# Problem mit Netzwerkdrucker "Konica Minolta bizhub C203"



## marwo (19. Dezember 2012)

Hallo zusammen,

folgendes Problem. Es liegt ein Netzwerk vor mit 5 Clients und einem Server und einem Router.
Die Clients hängen alle an einem Switch, der Server hängt ausserhalb. Also direkt am Router und der Switch hängt dann halt am Server.
Am gleichen Router hängt auch der oben genannte Drucker "Konica Minolta bizhub C203".
Problem: Der Drucker druckt nicht.
Der Drucker ist per IP Adresse erreichbar/anpingbar. Jedoch wird er als offline annerkannt.
Am Server sind so gut wie alle Ports zu, deswegen muss ich die einzeln freigeben.
Weis einer woran das liegen könnte? Bzw. welche Ports "wichtig" sind, bzw. fehlen?

Gruß,
Markus


----------



## Jimini (19. Dezember 2012)

Kannst du noch einmal (am besten mit einer Skizze) beschreiben, wie dein Netzwerk aufgebaut ist?
Welche Ports du freischalten musst, hängt davon ab, wie der Drucker verwaltet wird. Infos hierzu solltest du aber auf jeden Fall im Handbuch finden.

MfG Jimini


----------



## marwo (19. Dezember 2012)

Dieser Inhalt steht nur eingeloggten Mitgliedern zur Verfügung.
        



Eine grobe Skizze.
Der Drucker ist per ping erreichbar. Auch ein Zugriff auf das Webinterface ist möglich. EInstellungen im Windows sind auch machbar.
Nur den Drucknbefehl, akzeptiert er nicht.
Ist per TCP/IP über LPR verbunden.

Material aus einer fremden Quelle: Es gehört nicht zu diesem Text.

template <typename T>
__global__ __launch_bounds__(256) void fe_conv0_dw_kernel(const float* __restrict__ feats, const float* const* __restrict__ tab,
                                                          int step, const int32_t* __restrict__ meta,
                                                          int meta_stride, int W, int T2, const float* __restrict__ cm,
                                                          const float* __restrict__ ci, const float* __restrict__ w0,
                                                          const float* __restrict__ b0, const float* __restrict__ w1,
// ... 65 lines not shown
template <typename E, typename V>
CFM_DEV f32x16 mfma32x16(const V& a, const V& b, const f32x16& c) {
  if constexpr (std::is_same<E, f16>::value) return __builtin_amdgcn_mfma_f32_32x32x16_f16(a, b, c, 0, 0, 0);
  else return __builtin_amdgcn_mfma_f32_32x32x16_bf16(a, b, c, 0, 0, 0);
}
template <typename E>
__global__ __launch_bounds__(256, 3) void fe_conv0_dw_mfma_kernel(const float* __restrict__ feats,
                                                               const float* const* __restrict__ tab, int step,
                                                               const int32_t* __restrict__ meta, int meta_stride,
                                                               int W, int T2, const float* __restrict__ cm,
                                                               const float* __restrict__ ci,
                                                               const float* __restrict__ wpack, int d,
                                                               E* __restrict__ out) {
  typedef E ex8 __attribute__((ext_vector_type(8)));
  __shared__ float xin[FE_XROWS * FE_F0];
  constexpr int OPITCH = 144;
  __shared__ __attribute__((aligned(16))) char ostage[4][32 * OPITCH];
  const int tid = threadIdx.x;
  const int win = blockIdx.y;
  const int P = T2 * FE_F2;
  const int p0 = blockIdx.x * FE_POS_BLOCK;
  const int r0 = 4 * (p0 / FE_F2);
  const float* xsrc = window_rows(feats, tab, step, meta + (size_t)win * meta_stride);
  const int nvalid = min(meta[(size_t)win * meta_stride + PM_NVALID], W);
  for (int idx = tid; idx < FE_XROWS * FE_F0; idx += 256) {
    const int r = idx / FE_F0, f = idx - r * FE_F0, gr = r0 + r;
    float v = gr < nvalid ? xsrc[(size_t)gr * FE_F0 + f] : 0.f;
    if (cm) v = (v - cm[f]) * ci[f];
    xin[idx] = v;
  }
  __syncthreads();
  const int lane = tid & 63, wv = tid >> 6, hh = lane >> 5, n = lane & 31;
  const int pw = p0 + wv * 32;
  if (pw >= P) return;
  ex8 xa[9];
  {
    const int pos = min(pw + n, P - 1);
    const int t2 = pos / FE_F2, f2 = pos - t2 * FE_F2;
    const float* xb = xin + (4 * t2 - r0) * FE_F0 + 4 * f2;
#pragma unroll
    for (int s = 0; s < 9; ++s) {
      const float* xs = xb + 2 * (s / 3) * FE_F0 + 2 * (s % 3);
      if (hh == 0) {
#pragma unroll
        for (int j = 0; j < 8; ++j) xa[s][j] = (E)xs[(j / 3) * FE_F0 + j % 3];
      } else {
        xa[s][0] = (E)xs[2 * FE_F0 + 2];
        xa[s][1] = (E)1.f;
#pragma unroll
        for (int j = 2; j < 8; ++j) xa[s][j] = (E)0.f;
      }
    }
  }
  f32x4 qw[5];
  auto load_w = [&](int c) {
    const f32x4* wp = reinterpret_cast<const f32x4*>(wpack + (size_t)c * FE_WPACK);
#pragma unroll
    for (int i = 0; i < 5; ++i) qw[i] = wp[i];
  };
  load_w(n);
  const unsigned long long obase = (unsigned long long)(out + (size_t)win * P * d);
  const unsigned long long obu = ((unsigned long long)__builtin_amdgcn_readfirstlane((unsigned)(obase >> 32)) << 32) |
                                 (unsigned)__builtin_amdgcn_readfirstlane((unsigned)obase);
  const __amdgpu_buffer_rsrc_t ors = __builtin_amdgcn_make_buffer_rsrc(
      (void*)obu, (short)0, __builtin_amdgcn_readfirstlane(P * d * 2), 0x00020000);
  unsigned voff[4];
#pragma unroll
  for (int k = 0; k < 4; ++k) voff[k] = (unsigned)(((pw + (lane >> 3) + 8 * k) * d + (lane & 7) * 8) * 2);
  for (int ct = 0; ct < d; ct += 64) {
#pragma unroll
    for (int half = 0; half < 2; ++half) {
      const float t[9] = {qw[0][0], qw[0][1], qw[0][2], qw[0][3], qw[1][0], qw[1][1], qw[1][2], qw[1][3], qw[2][0]};
      ex8 wcur;
#pragma unroll
      for (int j = 0; j < 8; ++j) wcur[j] = (E)(hh ? (j == 0 ? t[8] : j == 1 ? qw[4][2] : 0.f) : t[j]);
      const float wkc[9] = {qw[2][1], qw[2][2], qw[2][3], qw[3][0], qw[3][1], qw[3][2], qw[3][3], qw[4][0], qw[4][1]};
      const f32x16 seed = {};
      f32x16 o;
#pragma unroll
      for (int r = 0; r < 16; ++r) o[r] = qw[4][3];
      load_w(min(ct + 32 * half + 32 + n, d - 1));
      f32x16 acc = mfma32x16<E>(xa[0], wcur, seed);
#pragma unroll
      for (int s = 0; s < 9; ++s) {
        f32x16 nxt;
        if (s + 1 < 9) nxt = mfma32x16<E>(xa[s + 1], wcur, seed);
        __builtin_amdgcn_sched_barrier(0);
#pragma unroll
        for (int r = 0; r < 16; ++r) o[r] = fmaf(fmaxf(acc[r], 0.f), wkc[s], o[r]);
        __builtin_amdgcn_sched_barrier(0);
        if (s + 1 < 9) acc = nxt;
      }
      char* os = ostage[wv];
#pragma unroll
      for (int r = 0; r < 16; ++r) {
        const int m = 8 * (r >> 2) + 4 * hh + (r & 3);
        *reinterpret_cast<E*>(os + m * OPITCH + (32 * half + n) * 2) = (E)o[r];
      }
    }
    const char* os = ostage[wv];
#pragma unroll
    for (int k = 0; k < 4; ++k) {
      const u32x4 v = *reinterpret_cast<const u32x4*>(os + ((lane >> 3) + 8 * k) * OPITCH + (lane & 7) * 16);
#ifndef CFM_FE_DIAG_NOSTORE
      __builtin_amdgcn_raw_buffer_store_b128(v, ors, voff[k], ct * 2, 0);
#else
      asm volatile("" ::"v"(v));
#endif
    }
  }
}

constexpr int FE2_WAVES = 4;
constexpr int FE2_POS = 256;
constexpr int FE2_T1ROWS = 2 * ((FE_F2 - 1 + FE2_POS - 1) / FE_F2) + 3;
constexpr int FE2_XROWS = 2 * FE2_T1ROWS + 1;
constexpr int FE2_SLOTS = (FE_F1 + 1) / 2;
__host__ __device__ constexpr int fe2_slot(int t1, int i) { return t1 * FE2_SLOTS + (t1 >> 1) * 11 + i; }
constexpr int FE2_PLANE = fe2_slot(FE2_T1ROWS - 1, FE2_SLOTS - 1) + 1;
constexpr int FE2_IMG = 2 * FE2_PLANE * 16;
constexpr int FE2_OPITCH = 80;
constexpr int FE2_NQ = FE2_XROWS * (FE_F0 / 4);
constexpr int FE2_NT = 64 * FE2_WAVES;
constexpr int FE2_QPT = (FE2_NQ + FE2_NT - 1) / FE2_NT;
typedef short short2v __attribute__((ext_vector_type(2)));
typedef float f32x2v __attribute__((ext_vector_type(2)));

template <typename E>
__device__ __forceinline__ unsigned fe2_relu_pk(float a, float b) {
  if constexpr (std::is_same<E, f16>::value) {
    typedef f16 h2v __attribute__((ext_vector_type(2)));
    short2v v = __builtin_bit_cast(short2v, __builtin_convertvector((f32x2v){a, b}, h2v));
    v = __builtin_elementwise_max(v, (short2v){0, 0});
    return __builtin_bit_cast(unsigned, v);
  }
  unsigned u;
  asm("v_cvt_pk_bf16_f32 %0, %1, %2 clamp" : "=v"(u) : "v"(a), "v"(b));
  return u;
}

template <typename E>
__device__ __forceinline__ bf16x8 pk8(float a, float b, float c, float d_, float e, float f, float g, float h) {
  typedef E e8v __attribute__((ext_vector_type(8)));
  return __builtin_bit_cast(bf16x8, (e8v){(E)a, (E)b, (E)c, (E)d_, (E)e, (E)f, (E)g, (E)h});
}
template <typename E>
__device__ __forceinline__ f32x16 fe2_mfma(const bf16x8& a, const bf16x8& b, const f32x16& c) {
  if constexpr (std::is_same<E, f16>::value)
    return __builtin_amdgcn_mfma_f32_32x32x16_f16(__builtin_bit_cast(f16x8, a), __builtin_bit_cast(f16x8, b), c, 0, 0, 0);
  else
    return __builtin_amdgcn_mfma_f32_32x32x16_bf16(a, b, c, 0, 0, 0);
}
template <typename E>
__global__ __launch_bounds__(FE2_NT, 2) void fe_conv0_dw_mfma2_kernel(const float* __restrict__ feats,
                                                                const float* const* __restrict__ tab, int step,
                                                                const int32_t* __restrict__ meta, int meta_stride,
                                                                int W, int T2, const float* __restrict__ cm,
                                                                const float* __restrict__ ci,
                                                                const float* __restrict__ wfrag, int d,
                                                                E* __restrict__ out) {
  __shared__ __attribute__((aligned(16))) char im2col[2 * FE2_IMG];
  constexpr int XBYTES = FE2_XROWS * FE_F0 * 4, OBYTES = FE2_WAVES * 32 * FE2_OPITCH;
  __shared__ __attribute__((aligned(16))) char xstage[XBYTES > OBYTES ? XBYTES : OBYTES];
  __shared__ __attribute__((aligned(16))) float cmvn[2][FE_F0];
  const int tid = threadIdx.x;
  const int lane = tid & 63, wv = tid >> 6, h = lane >> 5, n = lane & 31;
  if (cm && tid < 2 * FE_F0) cmvn[tid / FE_F0][tid % FE_F0] = (tid < FE_F0 ? cm : ci)[tid % FE_F0];
  const int win = blockIdx.z;
  const int P = T2 * FE_F2;
  const int ct = blockIdx.y * FE2_WAVES + wv;
  const bool active = ct * 32 < d;
  bf16x8 a0, a1[9][2];
  f32x16 seed;
  {
    const u32x4* fr = reinterpret_cast<const u32x4*>(wfrag) + (size_t)(active ? ct : 0) * FE2_NFRAG * 64 + lane;
    a0 = __builtin_bit_cast(bf16x8, fr[0]);
#pragma unroll
    for (int s = 0; s < 9; ++s)
#pragma unroll
      for (int t = 0; t < 2; ++t) a1[s][t] = __builtin_bit_cast(bf16x8, fr[(1 + 2 * s + t) * 64]);
#pragma unroll
    for (int i = 0; i < 4; ++i) {
      const f32x4 v = __builtin_bit_cast(f32x4, fr[(19 + i) * 64]);
#pragma unroll
      for (int r = 0; r < 4; ++r) seed[4 * i + r] = v[r];
    }
  }
  const float* xsrc = window_rows(feats, tab, step, meta + (size_t)win * meta_stride);
  const int nvalid = min(meta[(size_t)win * meta_stride + PM_NVALID], W);
  const int nck = (P + FE2_POS - 1) / FE2_POS;
  const int c_beg = (int)((long long)blockIdx.x * nck / gridDim.x), c_end = (int)((long long)(blockIdx.x + 1) * nck / gridDim.x);
  f32x4 pv[FE2_QPT];
  auto prefetch = [&](int c) {
    const int r0 = 4 * ((c * FE2_POS) / FE_F2);
#pragma unroll
    for (int i = 0; i < FE2_QPT; ++i) {
      const int q = tid + FE2_NT * i, r = q / (FE_F0 / 4), gr = r0 + r;
      pv[i] = (f32x4){0.f, 0.f, 0.f, 0.f};
      if (q < FE2_NQ && gr < nvalid)
        pv[i] = *reinterpret_cast<const f32x4*>(xsrc + (size_t)gr * FE_F0 + 4 * (q % (FE_F0 / 4)));
    }
  };
  if (c_beg < c_end) prefetch(c_beg);
  const unsigned long long obase = (unsigned long long)(out + (size_t)win * P * d);
  const unsigned long long obu = ((unsigned long long)__builtin_amdgcn_readfirstlane((unsigned)(obase >> 32)) << 32) |
                                 (unsigned)__builtin_amdgcn_readfirstlane((unsigned)obase);
  const __amdgpu_buffer_rsrc_t ors = __builtin_amdgcn_make_buffer_rsrc(
      (void*)obu, (short)0, __builtin_amdgcn_readfirstlane(P * d * 2), 0x00020000);
  char* sb = xstage + wv * 32 * FE2_OPITCH;
  const f32x16 zero = {};
  for (int c = c_beg; c < c_end; ++c) {
    const int p0 = c * FE2_POS, t2a = p0 / FE_F2;
    __syncthreads();
    {
      float* xs = reinterpret_cast<float*>(xstage);
#pragma unroll
      for (int i = 0; i < FE2_QPT; ++i) {
        const int q = tid + FE2_NT * i;
        if (q < FE2_NQ) {
          f32x4 x = pv[i];
          if (cm) {
            const int f = 4 * (q % (FE_F0 / 4));
            x = (x - *reinterpret_cast<const f32x4*>(&cmvn[0][f])) * *reinterpret_cast<const f32x4*>(&cmvn[1][f]);
          }
          *reinterpret_cast<f32x4*>(xs + 4 * q) = x;
        }
      }
    }
    __syncthreads();
    for (int idx = tid; idx < FE2_T1ROWS * FE2_SLOTS; idx += FE2_NT) {
      const int tl = idx / FE2_SLOTS, i = idx - tl * FE2_SLOTS;
      const float* xr = reinterpret_cast<const float*>(xstage) + (2 * tl) * FE_F0 + 4 * i;
      f32x4 A[3];
      float Ex[3];
#pragma unroll
      for (int a = 0; a < 3; ++a) {
        A[a] = *reinterpret_cast<const f32x4*>(xr + a * FE_F0);
        Ex[a] = i + 1 < FE2_SLOTS ? xr[a * FE_F0 + 4] : 0.f;
      }
      const bf16x8 lo0 = pk8<E>(A[0][0], A[0][1], A[0][2], A[1][0], A[1][1], A[1][2], A[2][0], A[2][1]);
      const bf16x8 hi0 = pk8<E>(A[2][2], 1.f, 0.f, 0.f, 0.f, 0.f, 0.f, 0.f);
      const int s0 = fe2_slot(tl, i) * 16, s1 = (FE2_PLANE + fe2_slot(tl, i)) * 16;
      *reinterpret_cast<bf16x8*>(im2col + s0) = lo0;
      *reinterpret_cast<bf16x8*>(im2col + FE2_IMG + s0) = hi0;
      if (2 * i + 1 < FE_F1) {
        const bf16x8 lo1 = pk8<E>(A[0][2], A[0][3], Ex[0], A[1][2], A[1][3], Ex[1], A[2][2], A[2][3]);
        const bf16x8 hi1 = pk8<E>(Ex[2], 1.f, 0.f, 0.f, 0.f, 0.f, 0.f, 0.f);
        *reinterpret_cast<bf16x8*>(im2col + s1) = lo1;
        *reinterpret_cast<bf16x8*>(im2col + FE2_IMG + s1) = hi1;
      }
    }
    __syncthreads();
    if (c + 1 < c_end) prefetch(c + 1);
    if (!active) continue;
    const int pend = min(p0 + FE2_POS, P);
    auto patch_base = [&](int pt) {
      const int pos = min(pt + n, P - 1);
      const int t2 = pos / FE_F2, f2 = pos - t2 * FE_F2;
      return im2col + h * FE2_IMG + (fe2_slot(2 * (t2 - t2a), 0) + f2) * 16;
    };
    auto tap_off = [](int s) { return (((s % 3) & 1) * FE2_PLANE + fe2_slot(s / 3, 0) + ((s % 3) >> 1)) * 16; };
    auto ld = [&](const char* xb, int s) { return *reinterpret_cast<const bf16x8*>(xb + tap_off(s)); };
    auto flush = [&](const char* sb, int pt) {
#pragma unroll
      for (int k = 0; k < 2; ++k) {
        const int pl = (lane >> 2) + 16 * k, ch = lane & 3;
        const u32x4 v = *reinterpret_cast<const u32x4*>(sb + pl * FE2_OPITCH + ch * 16);
#ifndef CFM_FE_DIAG_NOSTORE
        __builtin_amdgcn_raw_buffer_store_b128(v, ors, (unsigned)(((pt + pl) * d + ct * 32 + ch * 8) * 2), 0, 0);
#else
        asm volatile("" ::"v"(v));
#endif
      }
    };
    bf16x8 pb[9];
    {
      const char* xb = patch_base(p0);
#pragma unroll
      for (int s = 0; s < 9; ++s) pb[s] = ld(xb, s);
    }
    for (int pt = p0; pt < pend; pt += 32) {
      const char* xbn = patch_base(pt + 32 < pend ? pt + 32 : pt);
      f32x16 y = seed;
      f32x16 acc = fe2_mfma<E>(a0, pb[0], zero);
#pragma unroll
      for (int s = 0; s < 9; ++s) {
        f32x16 nxt;
        if (s + 1 < 9) nxt = fe2_mfma<E>(a0, pb[s + 1], zero);
        __builtin_amdgcn_sched_barrier(0);
        u32x4 r0, r1;
#pragma unroll
        for (int q = 0; q < 4; ++q) {
          r0[q] = fe2_relu_pk<E>(acc[2 * q], acc[2 * q + 1]);
          r1[q] = fe2_relu_pk<E>(acc[8 + 2 * q], acc[9 + 2 * q]);
        }
        y = fe2_mfma<E>(a1[s][0], __builtin_bit_cast(bf16x8, r0), y);
        y = fe2_mfma<E>(a1[s][1], __builtin_bit_cast(bf16x8, r1), y);
        if (s == 3) {
#pragma unroll
          for (int t = 0; t < 4; ++t) pb[t] = ld(xbn, t);
        }
        if (s == 7) {
#pragma unroll
          for (int t = 4; t < 9; ++t) pb[t] = ld(xbn, t);
        }
        __builtin_amdgcn_sched_barrier(0);
        if (s + 1 < 9) acc = nxt;
      }
#pragma unroll
      for (int g = 0; g < 4; ++g) {
        typedef E e2v __attribute__((ext_vector_type(2)));
        const e2v lo = __builtin_convertvector((f32x2v){y[4 * g], y[4 * g + 1]}, e2v);
        const e2v hi = __builtin_convertvector((f32x2v){y[4 * g + 2], y[4 * g + 3]}, e2v);
        const unsigned long long u = (unsigned long long)__builtin_bit_cast(unsigned, lo) |
                                     ((unsigned long long)__builtin_bit_cast(unsigned, hi) << 32);
        *reinterpret_cast<unsigned long long*>(sb + n * FE2_OPITCH + (8 * g + 4 * h) * 2) = u;
      }
      flush(sb, pt);
    }
  }
}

Der LPR Port (515) ist in der Firewall des Servers freigegebeben.


----------



## Jimini (19. Dezember 2012)

Bietet der Drucker eine Logfunktion an, mit der man eventuelle Fehlermeldungen einsehen könnte?

MfG Jimini


----------



## marwo (19. Dezember 2012)

Hat sich inzwischen gelöst, er war nicht richtig in CUPS eingebunden.... -.-

Trotzdem Danke für die Mühe.


----------



## Jimini (19. Dezember 2012)

Ach du nutzt CUPS - hättest du das früher erwähnt, hätte ich dir sicherlich zielgerichteter helfen können 
Aber gut, dass es jetzt funktioniert.

MfG Jimini


----------